LOS ANGELES – Meryl Streep’s Tuesday speech in which she labeled the late Walt Disney a “gender bigot” is being criticized by some who worked with the Hollywood legend, and others who have a much different take on the Hollywood giant’s life.
Walt Disney animator Floyd Norman, who worked alongside the mogul on films including the classic “Sleeping Beauty,” told us Streep is simply misinformed.
“I arrived at Disney in 1956 as a young artist. Surprisingly, there were a fair number of young women working in the art department. I too had heard that women were not allowed in animation. So, even in the '50s, things were already beginning to change,” he told FOX411. “While it is true the studio regarded women differently from men in the '30s, I found many young women who had nothing but good things to say about their years in Ink and Paint.
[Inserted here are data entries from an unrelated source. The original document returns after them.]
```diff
@@ -1036,7 +1067,7 @@
              "fq_pwdw_fused: unknown activation");
   FQ_REQUIRE(aligned16(wcodes) && (x_codes ? aligned16(x_codes) : aligned16(x)) && (ns || aligned16(y)),
              "fq_pwdw_fused: x (x_codes when given), wcodes and y must be 16-byte aligned");
-  const PwDwPlan p = pwdw_plan(n, cin, cout, h, w, dw_stride);
+  const PwDwPlan p = pwdw_plan(n, cin, cout, h, w, dw_stride, ns);
   FQ_REQUIRE(p.ok, "fq_pwdw_fused: shape not taken (n=%lld cin=%lld cout=%lld %lldx%lld stride %d): see fq_pwdw_fused_supported",
              (long long)n, (long long)cin, (long long)cout, (long long)h, (long long)w, dw_stride);
   hipStream_t st = (hipStream_t)stream;
diff --git a/quantization/mxnet_amd/ops.py b/quantization/mxnet_amd/ops.py
--- a/quantization/mxnet_amd/ops.py
+++ b/quantization/mxnet_amd/ops.py
@@ -672,6 +672,10 @@
     n, cin, h, w = (int(v) for v in xshape)
     lib = _lib_()
     return lib.fq_version() >= 102 and bool(lib.fq_pwdw_fused_supported(n, cin, int(cout), h, w, 1, 1))
+
+
+def pair_tail_supported():
+    return _lib_().fq_version() >= 103
 
 
 def pwdw_fused(x, wcodes, wscale, wsum, dw_w, pw_bias=None, in_stat=None, in_thr=None, width=8, flags=0, pw_bn_scale=None,
diff --git a/quantization/mxnet_amd/quantize/convert/convert_conv2d.py b/quantization/mxnet_amd/quantize/convert/convert_conv2d.py
--- a/quantization/mxnet_amd/quantize/convert/convert_conv2d.py
+++ b/quantization/mxnet_amd/quantize/convert/convert_conv2d.py
@@ -358,6 +358,19 @@
     return one.expand(*shape)
 
 
+def _beyond_the_pairs_that_pay(xshape):
+    from .. import fuse as _fuse
+    return xshape[2] * xshape[3] < _fuse.RECOMPUTE_MIN_PIXELS or xshape[1] > _fuse.RECOMPUTE_MAX_CIN
+
+
+def _tail_takes(xshape):
+    from .. import fuse as _fuse
+    level = int(_fuse.PAIR_TAIL)
+    if not level or xshape[1] > _fuse.TAIL_MAX_CIN or xshape[2] * xshape[3] < _fuse.TAIL_MIN_PIXELS:
+        return False
+    return (level >= 2 or ops.in_flight()) and ops.pair_tail_supported()
+
+
 def recompute_target(block, fz, x, plan, c16_in):
     from .. import fuse as _fuse
     nxt = fz.get("pair_dw")
@@ -374,7 +387,7 @@
     if any(_hooked(b) for b in (block, nxt, fz.get("bn"), fz.get("act_block"))):
         return None
     t = x._t
-    if t.dim() != 4 or t.shape[2] * t.shape[3] < _fuse.RECOMPUTE_MIN_PIXELS or t.shape[1] > _fuse.RECOMPUTE_MAX_CIN:
+    if t.dim() != 4 or (_beyond_the_pairs_that_pay(t.shape) and not _tail_takes(t.shape)):
         return None
     if not ops.pwdw_supported(tuple(t.shape), block._kwargs["num_filter"], nxt._kwargs["stride"][0]):
         return None
@@ -402,7 +415,8 @@
     from .. import fuse as _fuse
     if d.get("x_codes") is None or fz.get("front_pw") is None:
         return None
-    nxt = front_target(block, fz, x, dict(in_stat=x._fq_stat, width=width), level=_fuse.PAIR_CHAIN)
+    tail = _beyond_the_pairs_that_pay(d["x"].shape) or _beyond_the_pairs_that_pay(x._t.shape)
+    nxt = front_target(block, fz, x, dict(in_stat=x._fq_stat, width=width), level=_fuse.PAIR_TAIL if tail else _fuse.PAIR_CHAIN)
     if nxt is None or not ops.pwdw_chain_supported(tuple(d["x"].shape), block._kwargs["num_filter"]):
         return None
     return nxt
diff --git a/quantization/mxnet_amd/quantize/fuse.py b/quantization/mxnet_amd/quantize/fuse.py
--- a/quantization/mxnet_amd/quantize/fuse.py
+++ b/quantization/mxnet_amd/quantize/fuse.py
@@ -131,6 +131,8 @@
 PAIR_CODES = _os.environ.get("FQ_PWDW_CODES", "1") != "0"
 PAIR_FRONT = int(_os.environ.get("FQ_PWDW_FRONT", "1"))
 PAIR_CHAIN = int(_os.environ.get("FQ_PWDW_CHAIN", "1"))
+PAIR_TAIL = int(_os.environ.get("FQ_PWDW_TAIL", "0"))
+TAIL_MAX_CIN, TAIL_MIN_PIXELS = 256, 784
 SUBSAMPLE = _os.environ.get("FQ_SUBSAMPLE", "1") != "0"
 GAP_FUSE = _os.environ.get("FQ_GAP_FUSE", "1") != "0"
 SHORTCUT_FUSE = _os.environ.get("FQ_SHORTCUT_FUSE", "1") != "0"
```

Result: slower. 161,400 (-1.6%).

Most loved Uncle Walt and never regarded him as a sexist.”
Indeed it was very much the norm in the '30s for women to be closed off from jobs in the animation arena, so some argue that Disney was more of a product of his time. But as early as 1941, Disney is reported to have told male artists working on “Dumbo” that “if women can do the work as well, she is worth as much as a man.”
“The myths surrounding Walt Disney are to be expected, I guess. Like most famous men of his time, his legacy has continually been challenged,” Norman said. “No matter how many times we refute the lies about Walt, they seem to continue. I think some people will simply never like the man, no matter what we have to say.”
Another long-term, current Disney employee described Streep’s harsh words as plain “weird.”
“Disney was actually one of the few places that employed women back then,” said the insider.
Also consider the late Marcellite Wall, one of several female employees at Walt Disney Productions when it employed around 35 people. After working in the Ink and Paint department, Wall went on in 1930 to first voice the iconic Minnie Mouse, and also played a key role in defining the cartoon’s personality. Wall described the environment at the studio as “one big family” and even defended her boss during the infamous Disney animators strike of 1941.
Disney legend Dick Van Dyke (“Mary Poppins”) also had nothing but praise for his big boss.
“He impressed me as a nice man, really an old shoe,” Van Dyke wrote in his 2011 memoir “My Lucky Life In and Out of Show Business.” “I later heard that he was a tough taskmaster, but I only saw his easygoing side, the side that led others to refer to him as Uncle Walt.”
Rob Weiner, Popular Culture Librarian at Texas Tech University, said Disney was also a huge friend to soldiers returning to the work force after World War II, something Streep failed to mention.
“This stands for a heck of a lot. Veterans came home to what seemed like a booming economy, but really wasn’t, and Mr. Disney gave them jobs,” Weiner said. “He was no saint, but Disney did what he could to help them.”
Regardless of what she said, many are impressed with Streep for airing her views in such a public forum, especially since it comes just after the Oscar-winner wrapped a Disney film of her own -- the studio’s big-screen adaptation of the musical “Into the Woods.”
“She wasn’t just funny and delightful up there, she was also frank,” observed the pop culture website Vulture while others hailed the Oscar winner’s speech as “awesome” and “brave” on Twitter.
But at the end of the day, Norman doesn’t think Streep’s views will tarnish Walt Disney's legacy.
“People have been taking pot shots at him for years and will continue to do so. Authors and filmmakers such as myself and others will tell the truth. Yet the truth will never stop people from saying whatever they believe as long as they are given a platform,” he added. “I have a good deal of respect for Meryl Streep and consider her a knowledgeable woman who simply got carried away. However, you'd better back up your comments with facts whenever there are people around who knew Walt Disney and know the real deal.”